In academia, there is a split emerging between late career scientists (professors) and early career scientists (ECS). Obviously this doesn't characterise 100% of academics out there, just my personal point of view. Let me demonstrate some examples:
- Selecting a journal: Prof wants a high impact factor journal, despite the fact it could take years to get an acceptance. Same paper submitted to several journals with each review costing 2-6 months. The delays are detrimental to the first author ECS, with increasing chance of being "scooped". ECS want to publish it where it will be open access irrespective of JIF, and let the community judge its quality and allow it to accumulate citations immediately (think arXiv). Sadly JIF is still used as a proxy of quality by many competitive grant reviewers.
- Social media: Prof couldn't care less about SM distractions. ECS see SM as a way to disseminate own work and opinions to distinguish their portfolio from their supervisors. ECS use SM to keep up-to-date with the latest developments in their field. ECS use SM to develop new collabs and develop original projects.
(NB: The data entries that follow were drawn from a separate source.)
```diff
+template <int NCT, class K, class P>
+void launch_cfg(K kern, const P& p, size_t lds, hipStream_t stream, std::atomic<uint64_t>& done) {
+    allow_full_lds(reinterpret_cast<const void*>(kern), done);
+    hipLaunchKernelGGL(kern, dim3((p.N + 32 * NCT - 1) / (32 * NCT)), dim3(128 * NCT), lds, stream, p);
+    HIP_CHECK(hipGetLastError());
+}
+
+}
+
+int set_flow_cols_block(int nct) {
+    if (nct != 1 && nct != 2 && nct != 4) return -1;
+    return g_block.exchange(nct);
+}
+
+void launch_flow_attn_tail(const FlowAttnTailParams& p, hipStream_t stream) {
+    check_common(p, kH, "flow_attn_tail: missing operand");
+    SBV2_REQUIRE(p.ctx && p.x && (p.ldc & 3) == 0 && (p.ldx & 3) == 0 && p.ldc >= round_up(p.N, 4) && p.ldx >= round_up(p.N, 4), "flow_attn_tail: plane pitch");
+    SBV2_REQUIRE(!p.xs.p || (p.xs.C == kH && p.xs.N == p.N), "flow_attn_tail: parts shape");
+    static std::atomic<uint64_t> done[3];
+    switch (g_block.load(std::memory_order_relaxed)) {
+        case 1: launch_cfg<1>(k_flow_attn_tail<1>, p, Shape<1>::IMG + Shape<1>::RED, stream, done[0]); break;
+        case 4: launch_cfg<4>(k_flow_attn_tail<4>, p, Shape<4>::IMG + Shape<4>::RED, stream, done[2]); break;
+        default: launch_cfg<2>(k_flow_attn_tail<2>, p, Shape<2>::IMG + Shape<2>::RED, stream, done[1]); break;
+    }
+}
+
+void launch_flow_ffn_tail_qkv(const FlowFfnTailParams& p, hipStream_t stream) {
+    check_common(p, 3 * kH, "flow_ffn_tail_qkv: missing operand");
+    SBV2_REQUIRE(p.Y && p.x && p.qkv && (p.ldy & 3) == 0 && (p.ldx & 3) == 0 && (p.ldq & 3) == 0 && p.ldy >= round_up(p.N, 4) && p.ldx >= round_up(p.N, 4) &&
+                     p.ldq >= round_up(p.N, 4),
+                 "flow_ffn_tail_qkv: plane pitch");
+    SBV2_REQUIRE(!p.kv.p || (p.kv.parts == 2 && !p.kv.f16 && p.kv.C == 3 * kH && (p.kv.ld & 3) == 0 && p.kv.ld >= round_up(p.N, 4)), "flow_ffn_tail_qkv: parts shape");
+    SBV2_REQUIRE(!p.spk || (p.seg_of && p.spk_ld >= kH), "flow_ffn_tail_qkv: speaker vector without the segment table");
+    static std::atomic<uint64_t> done[3];
+    switch (g_block.load(std::memory_order_relaxed)) {
+        case 1: launch_cfg<1>(k_flow_ffn_tail_qkv<1>, p, Shape<1>::IMG + Shape<1>::TILES, stream, done[0]); break;
+        case 4: launch_cfg<4>(k_flow_ffn_tail_qkv<4>, p, Shape<4>::IMG + Shape<4>::TILES, stream, done[2]); break;
+        default: launch_cfg<2>(k_flow_ffn_tail_qkv<2>, p, Shape<2>::IMG + Shape<2>::TILES, stream, done[1]); break;
+    }
+}
+
+}
diff --git a/sbv2-api_amd/csrc/models.h b/sbv2-api_amd/csrc/models.h
--- a/sbv2-api_amd/csrc/models.h
+++ b/sbv2-api_amd/csrc/models.h
@@ -123,6 +123,7 @@
 int default_bert_bfs_parts();
 bool flash_parts_enabled();
 int set_flash_parts(int on);
+int set_flow_cols(int mode);
 bool sdp_all();
 int set_sdp_all(int on);
 
diff --git a/sbv2-api_amd/csrc/vits.cpp b/sbv2-api_amd/csrc/vits.cpp
--- a/sbv2-api_amd/csrc/vits.cpp
+++ b/sbv2-api_amd/csrc/vits.cpp
@@ -12,6 +12,9 @@
 bool flash_parts_enabled() { return g_flash_parts.load(std::memory_order_relaxed) != 0; }
 static int flash_parts_mode() { return g_flash_parts.load(std::memory_order_relaxed); }
 int set_flash_parts(int on) { return g_flash_parts.exchange(on); }
+
+static std::atomic<int> g_flow_cols{1};
+int set_flow_cols(int mode) { return (mode < 0 || mode > 2) ? -1 : g_flow_cols.exchange(mode); }
 
 static std::atomic<int> g_sdp_all{0};
 bool sdp_all() { return g_sdp_all.load(std::memory_order_relaxed) != 0; }
@@ -358,10 +361,13 @@
     fill_zero(ctx.p, sizeof(float) * (size_t)H * ctx.ld, stream_);
     const float qscale = 1.0f / std::sqrt((float)dk);
     const int SP = !fused ? 0 : (e.layers[0].attn.qkv.bfs.f16 ? kPartsF16x3 : e.layers[0].attn.qkv.bfs.parts);
+    const int cols_mode = g_flow_cols.load(std::memory_order_relaxed);
+    const bool cols = fused && H == kFlowColsH && SP == kPartsF16x3 && e.layers[0].attn.o.bfs.f16 && e.layers[0].attn.o.bfs.M == H &&
+                      e.layers[0].attn.qkv.bfs.M == 3 * H && (cols_mode == 2 || (cols_mode == 1 && clx_wanted((int64_t)(N / 256) * (H / 64), 192)));
     SplitPlanes Xs, Cs, QKVs;
     if (SP) {
         Xs = alloc_split(ar, SP, H, N);
-        Cs = alloc_split(ar, SP, H, N);
+        if (!cols) Cs = alloc_split(ar, SP, H, N);
         split_planes(x, Xs, stream_);
     }
     const FlashChoice fc = flash_choice(pl, SP, split_attn, dk);
@@ -376,14 +382,17 @@
     }
     for (size_t i = 0; i < e.layers.size(); ++i) {
         const EncLayer& L = e.layers[i];
-        if ((int)i == cfg_.cond_layer_idx && spk_vec) {
+        const bool qkv_done = cols && i > 0;
+        if ((int)i == cfg_.cond_layer_idx && spk_vec && !qkv_done) {
             add_segvec(x, spk_vec, H, lay.d_seg_of, 1, lay.d_mask, stream_);
             if (SP) split_planes(x, Xs, stream_);
         }
         if (fused) {
-            if (SP && kv_parts) conv_bfs(L.attn.qkv, Xs, &QKV, &QKVs, nullptr, 1, stream_, ACT_NONE, nullptr, 1.0f, 1.0f, H, H);
-            else if (SP) conv_bfs(L.attn.qkv, Xs, &QKV, nullptr, nullptr, 1, stream_);
-            else conv_plain(L.attn.qkv, x, QKV, 1, 0, nullptr, 1, stream_);
+            if (!qkv_done) {
+                if (SP && kv_parts) conv_bfs(L.attn.qkv, Xs, &QKV, &QKVs, nullptr, 1, stream_, ACT_NONE, nullptr, 1.0f, 1.0f, H, H);
+                else if (SP) conv_bfs(L.attn.qkv, Xs, &QKV, nullptr, nullptr, 1, stream_);
+                else conv_plain(L.attn.qkv, x, QKV, 1, 0, nullptr, 1, stream_);
+            }
             if (kv_parts)
                 vits_flash_attention_parts(pl.d_ag, pl.ng, pl.maxT, Q.p, Q.ld, QKVs, H, 2 * H, ctx.p, ctx.ld, dk, L.attn.erk, L.attn.erv, cfg_.window,
                                            qscale, stream_, fc.pipelined);
@@ -399,17 +408,35 @@
             grouped_gemm(VT, H, pl.S, pl.lds, ctx.p, ctx.ld, pl.d_pv, pl.ng, dk, pl.maxT, 1.0f, pl.flops, stream_);
             vits_relv_add(pl.d_ag, pl.ng, pl.maxT, ctx.p, ctx.ld, dk, L.attn.erv, cfg_.window, pl.PW, stream_);
         }
-        if (SP) {
-            split_planes(ctx, Cs, stream_);
-            conv_bfs(L.attn.o, Cs, &Y, nullptr, nullptr, 1, stream_, ACT_NONE, &x);
+        if (cols) {
+            FlowAttnTailParams t;
+            t.ctx = ctx.p;
+            t.ldc = ctx.ld;
+            t.x = x.p;
+            t.ldx = x.ld;
+            t.w = L.attn.o.bfs.w;
+            t.nmt = L.attn.o.bfs.nmt;
+            t.bias = L.attn.o.bias;
+            t.gamma = L.n1g;
+            t.beta = L.n1b;
+            t.mask = lay.d_mask;
+            t.N = N;
+            if (clx_ffn) t.xs = XsC;
+            t.sat = Xs.sat;
+            launch_flow_attn_tail(t, stream_);
         } else {
-            conv_plain(L.attn.o, ctx, Y, 1, 0, nullptr, 1, stream_, ACT_NONE, 1.0f, &x);
-        }
-        layernorm_ch(Y, x, L.n1g, L.n1b, 1e-5f, ACT_NONE, nullptr, 0, lay.d_mask, stream_);
+            if (SP) {
+                split_planes(ctx, Cs, stream_);
+                conv_bfs(L.attn.o, Cs, &Y, nullptr, nullptr, 1, stream_, ACT_NONE, &x);
+            } else {
+                conv_plain(L.attn.o, ctx, Y, 1, 0, nullptr, 1, stream_, ACT_NONE, 1.0f, &x);
+            }
+            layernorm_ch(Y, x, L.n1g, L.n1b, 1e-5f, ACT_NONE, nullptr, 0, lay.d_mask, stream_);
+        }
         const int k = L.ffn1.k;
         const int Fc = L.ffn1.cout;
         if (clx_ffn) {
-            split_cl_km(x, 1.0f, XsC, stream_);
+            if (!cols) split_cl_km(x, 1.0f, XsC, stream_);
             ConvClxParams p1;
             p1.X = XsC;
             p1.W = L.ffn1.cl.wx;
@@ -450,7 +477,33 @@
             conv_plain(L.ffn1, x, F, 1, (k - 1) / 2, lay.d_mask, 1, stream_, ACT_RELU);
             conv_plain(L.ffn2, F, Y, 1, (k - 1) / 2, lay.d_mask, 1, stream_, ACT_NONE, 1.0f, &x);
         }
-        layernorm_ch(Y, x, L.n2g, L.n2b, 1e-5f, ACT_NONE, nullptr, 0, lay.d_mask, stream_, (SP && i + 1 < e.layers.size()) ? &Xs : nullptr);
+        if (cols && i + 1 < e.layers.size()) {
+            const EncLayer& Ln = e.layers[i + 1];
+            FlowFfnTailParams t;
+            t.Y = Y.p;
+            t.ldy = Y.ld;
+            t.x = x.p;
+            t.ldx = x.ld;
+            t.gamma = L.n2g;
+            t.beta = L.n2b;
+            t.mask = lay.d_mask;
+            if ((int)i + 1 == cfg_.cond_layer_idx && spk_vec) {
+                t.spk = spk_vec;
+                t.spk_ld = H;
+                t.seg_of = lay.d_seg_of;
+            }
+            t.w = Ln.attn.qkv.bfs.w;
+            t.nmt = Ln.attn.qkv.bfs.nmt;
+            t.bias = Ln.attn.qkv.bias;
+            t.qkv = QKV.p;
+            t.ldq = QKV.ld;
+            if (kv_parts) t.kv = QKVs;
+            t.N = N;
+            t.sat = Xs.sat;
+            launch_flow_ffn_tail_qkv(t, stream_);
+        } else {
+            layernorm_ch(Y, x, L.n2g, L.n2b, 1e-5f, ACT_NONE, nullptr, 0, lay.d_mask, stream_, (SP && !cols && i + 1 < e.layers.size()) ? &Xs : nullptr);
+        }
     }
     ar.rewind(mk);
 }
```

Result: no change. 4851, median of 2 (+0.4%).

- Funding and career progression: Average age of grant winners increasing. Overall research proposals become more conservative. More grants going to fewer "super lab heads". These super lab heads don't have the time to actually contribute to any of the funded projects under way, rather focus purely on gaming the system in the next grant app. Chance of ECS ever winning a competitive grant diminishes as track-record (JIF collection) become ever-more important as opposed to the originality and quality of the concept in the grant app. Rather Profs poach project ideas conceived by ECS and omit ECS from the list of co-investigators (co-investigator list consists purely of other "super lab heads"). ECS even outright ghost-write grant apps for Profs. ECS have their apps rejected in any year to find them plagiarised (accepted) in the next funding round.
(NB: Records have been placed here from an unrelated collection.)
template <bool kWaveUnits>
__global__ __launch_bounds__(256) void l2_verify_kernel(MatchParams p) {
  const int lane = threadIdx.x & 63;
  const int wave = threadIdx.x >> 6;
  uint32_t pair, qt0, I, tileI0, tileJ0, qend;
  const uint8_t* rowsJ = nullptr;
  if constexpr (kWaveUnits) {
    const uint4* rec = p.work8 + (size_t)kRecQuads * blockIdx.x;
    const uint4 wun = rec[1 + __builtin_amdgcn_readfirstlane(wave)];
    pair = wun.x; tileJ0 = wun.y; qt0 = wun.z; qend = wun.w;
    tileI0 = rec[0].x;
    const uint2 ij = p.pairs[pair];
    I = ij.x;
    rowsJ = p.rows_u8 + p.img_row_off[ij.y] * kDim;
  } else {
    const uint2 wk = p.work[blockIdx.x];
    const uint2 ij = p.pairs[wk.x];
    pair = wk.x; qt0 = wk.y + (uint32_t)wave * kNQ;
    I = ij.x;
    tileI0 = p.img_tile_off[I]; tileJ0 = p.img_tile_off[ij.y];
    qend = (p.img_tile_off[ij.y + 1] - tileJ0) * kTileRows;
  }
  const uint32_t nEvenI = p.img_neven[I], nOddI = p.img_n[I] - nEvenI;
  const int l16 = lane & 15, sub = lane >> 4;
  uint32_t accepted = 0;
  for (int part = 0; part < 2; ++part) {
    const uint32_t q0 = qt0 * kTileRows + (uint32_t)part * 64;
    const uint32_t q = q0 + lane;
    const bool inb = q < qend;
    const uint32_t code = inb ? p.best[(size_t)pair * p.qstride + q] : kNoMatch;
    unsigned long long todo = __ballot(code != kNoMatch);
    while (todo) {
      unsigned long long m = todo;
      for (int i = 0; i < sub; ++i) m &= m - 1;
      const bool active = m != 0;
      const int src = active ? __builtin_ctzll(m) : 0;
      for (int i = 0; i < 4; ++i) todo &= todo - 1;
      const uint32_t cc = (uint32_t)__shfl((int)code, src);
      const uint32_t qs = q0 + (uint32_t)src;
      const int s1 = cc & 7, hw = (cc >> 3) & 1, g1 = (int)(cc >> 4);
      const int piece = l16 & 7, rsel = l16 >> 3;
      const int mrow = slot_row(2 * s1 + rsel, hw);
      const size_t slot0 = (size_t)tileI0 * kTileRows + (active ? (size_t)g1 * kWinTiles * kTileRows + mrow : 0);
      const size_t slotQ = (size_t)tileJ0 * kTileRows + (active ? qs : 0);
      const size_t o = (size_t)pair * p.qstride + (active ? qs : 0);
      const uint32_t tt = (uint32_t)g1 * kWinTiles + (uint32_t)piece;
      const size_t slotI = active ? slot0 + (size_t)piece * kTileRows : slot0;
      const bool valid = active && (tt * 16u + (uint32_t)(2 * s1 + rsel)) < (hw ? nOddI : nEvenI);
      int4 va[8];
#pragma unroll
      for (int c = 0; c < 8; ++c)
        va[c] = *reinterpret_cast<const int4*>(p.rows_slot + (slot0 + (active ? (size_t)c * kTileRows : 0)) * kDim + piece * 16);
      int4 vb;
      if constexpr (kWaveUnits) {
        vb = *reinterpret_cast<const int4*>(rowsJ + (size_t)(active ? qs : 0) * kDim + piece * 16);
        vb.x ^= (int)0x80808080u; vb.y ^= (int)0x80808080u; vb.z ^= (int)0x80808080u; vb.w ^= (int)0x80808080u;
      } else {
        vb = *reinterpret_cast<const int4*>(p.rows_slot + slotQ * kDim + piece * 16);
      }
      const int2 f = p.cd[o];
      const int f_d0 = f.x, f_d1 = f.y;
      int nb = __builtin_amdgcn_sdot4(vb.x, vb.x, 0, false);
      nb = __builtin_amdgcn_sdot4(vb.y, vb.y, nb, false);
      nb = __builtin_amdgcn_sdot4(vb.z, vb.z, nb, false);
      nb = __builtin_amdgcn_sdot4(vb.w, vb.w, nb, false);
      nb = sum8_dpp(nb);
      int dot = 0, na = 0;
#pragma unroll
      for (int c = 0; c < 8; ++c) {
        int part = __builtin_amdgcn_sdot4(va[c].x, vb.x, 0, false);
        part = __builtin_amdgcn_sdot4(va[c].y, vb.y, part, false);
        part = __builtin_amdgcn_sdot4(va[c].z, vb.z, part, false);
        part = __builtin_amdgcn_sdot4(va[c].w, vb.w, part, false);
        part = sum8_dpp(part);
        dot = (c == piece) ? part : dot;
        int sq = __builtin_amdgcn_sdot4(va[c].x, va[c].x, 0, false);
        sq = __builtin_amdgcn_sdot4(va[c].y, va[c].y, sq, false);
        sq = __builtin_amdgcn_sdot4(va[c].z, va[c].z, sq, false);
        sq = __builtin_amdgcn_sdot4(va[c].w, va[c].w, sq, false);
        sq = sum8_dpp(sq);
        na = (c == piece) ? sq : na;
      }
      const int d = valid ? na + nb - 2 * dot : INT_MAX;
      const int key = min16_dpp(valid ? ((d << 4) | l16) : INT_MAX);
      const int wl = key & 15, dbest = key >> 4;
      const int second = min16_dpp((l16 == wl) ? INT_MAX : d);
      bool ok = false;
      if (active && l16 == wl) {
        if (key == INT_MAX || dbest != f_d0) atomicAdd(p.errflag, 1u);
        const int d1 = min(f_d1, second);
        ok = __int2float_rn(dbest) < __fmul_rn(p.ratio_sq, __int2float_rn(d1));
        p.best[o] = ok ? p.perm[slotI] : kNoMatch;
      }
      accepted += (uint32_t)__popcll(__ballot(ok));
    }
  }
  if (lane == 0 && accepted) atomicAdd(&p.count[pair], accepted);
}

__global__ __launch_bounds__(256) void count_candidates_kernel(const uint32_t* __restrict__ best, size_t n,
                                                               uint32_t* __restrict__ counter) {
  __shared__ uint32_t s_sum;
  if (threadIdx.x == 0) s_sum = 0;
  __syncthreads();
  uint32_t c = 0;
  const size_t base = (size_t)blockIdx.x * 16384;
  for (int k = 0; k < 64; ++k) {
    const size_t i = base + (size_t)k * 256 + threadIdx.x;
    if (i < n && best[i] != kNoMatch) ++c;
  }
  const unsigned long long m = __ballot(c != 0);
  (void)m;
  for (int off = 32; off > 0; off >>= 1) c += __shfl_down(c, off);
  if ((threadIdx.x & 63) == 0 && c) atomicAdd(&s_sum, c);
  __syncthreads();
  if (threadIdx.x == 0 && s_sum) atomicAdd(counter, s_sum);
}

__global__ __launch_bounds__(256) void count_candidates_units_kernel(MatchParams p, uint32_t* __restrict__ counter) {
  __shared__ uint32_t s_sum;
  if (threadIdx.x == 0) s_sum = 0;
  __syncthreads();
  const int lane = threadIdx.x & 63, wave = threadIdx.x >> 6;
  const uint4 wun = p.work8[(size_t)kRecQuads * blockIdx.x + 1 + wave];
  uint32_t c = 0;
  for (int part = 0; part < 2; ++part) {
    const uint32_t q = wun.z * kTileRows + (uint32_t)part * 64 + (uint32_t)lane;
    const bool cand = q < wun.w && p.best[(size_t)wun.x * p.qstride + q] != kNoMatch;
    c += (uint32_t)__popcll(__ballot(cand));
  }
  if (lane == 0 && c) atomicAdd(&s_sum, c);
  __syncthreads();
  if (threadIdx.x == 0 && s_sum) atomicAdd(counter, s_sum);
}

__global__ __launch_bounds__(256) void l2_top2_ratio_naive_kernel(MatchParams p) {
  const uint2 wk = p.work[blockIdx.x];
  const uint2 ij = p.pairs[wk.x];
  const uint32_t I = ij.x, J = ij.y;
  const uint32_t nI = p.img_n[I], nJ = p.img_n[J];
  const uint8_t* rowsI = p.rows_u8 + p.img_row_off[I] * kDim;
  const uint8_t* rowsJ = p.rows_u8 + p.img_row_off[J] * kDim;
  for (uint32_t q = wk.y * kTileRows + threadIdx.x; q < min(nJ, (wk.y + kBlockQTiles) * kTileRows);
       q += blockDim.x) {
    uint32_t qv[32];
#pragma unroll
    for (int k = 0; k < 32; ++k) qv[k] = reinterpret_cast<const uint32_t*>(rowsJ + (size_t)q * kDim)[k];
    int d0 = INT_MAX, d1 = INT_MAX;
    uint32_t i0 = 0;
    for (uint32_t i = 0; i < nI; ++i) {
      const uint32_t* dbr = reinterpret_cast<const uint32_t*>(rowsI + (size_t)i * kDim);
      int d = 0;
#pragma unroll
      for (int k = 0; k < 32; ++k) {
        const uint32_t x = qv[k], y = dbr[k];
#pragma unroll
        for (int bb = 0; bb < 4; ++bb) {
          const int df = (int)((x >> (8 * bb)) & 0xFF) - (int)((y >> (8 * bb)) & 0xFF);
          d += df * df;
        }
      }
      if (d < d0) { d1 = d0; d0 = d; i0 = i; }
      else if (d < d1) { d1 = d; }
    }
    const bool ok = __int2float_rn(d0) < __fmul_rn(p.ratio_sq, __int2float_rn(d1));
    p.best[(size_t)wk.x * p.qstride + p.rowpos[p.img_row_off[J] + q]] = ok ? i0 : kNoMatch;
    if (ok) atomicAdd(&p.count[wk.x], 1u);
  }
}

- Writing a manuscript: ECS write the entire paper, while Prof provides minimal edits amounting to word salad. ECS teams work on initial drafts MS with cloud docs efficiently. Prof insists on email attachment ping-pong and gets constantly mixed up as to which MS is the current version. Prof insists on data "hokey-pokey", including new work and then taking it out, then putting it in again and shaking it about, then taking it out finally.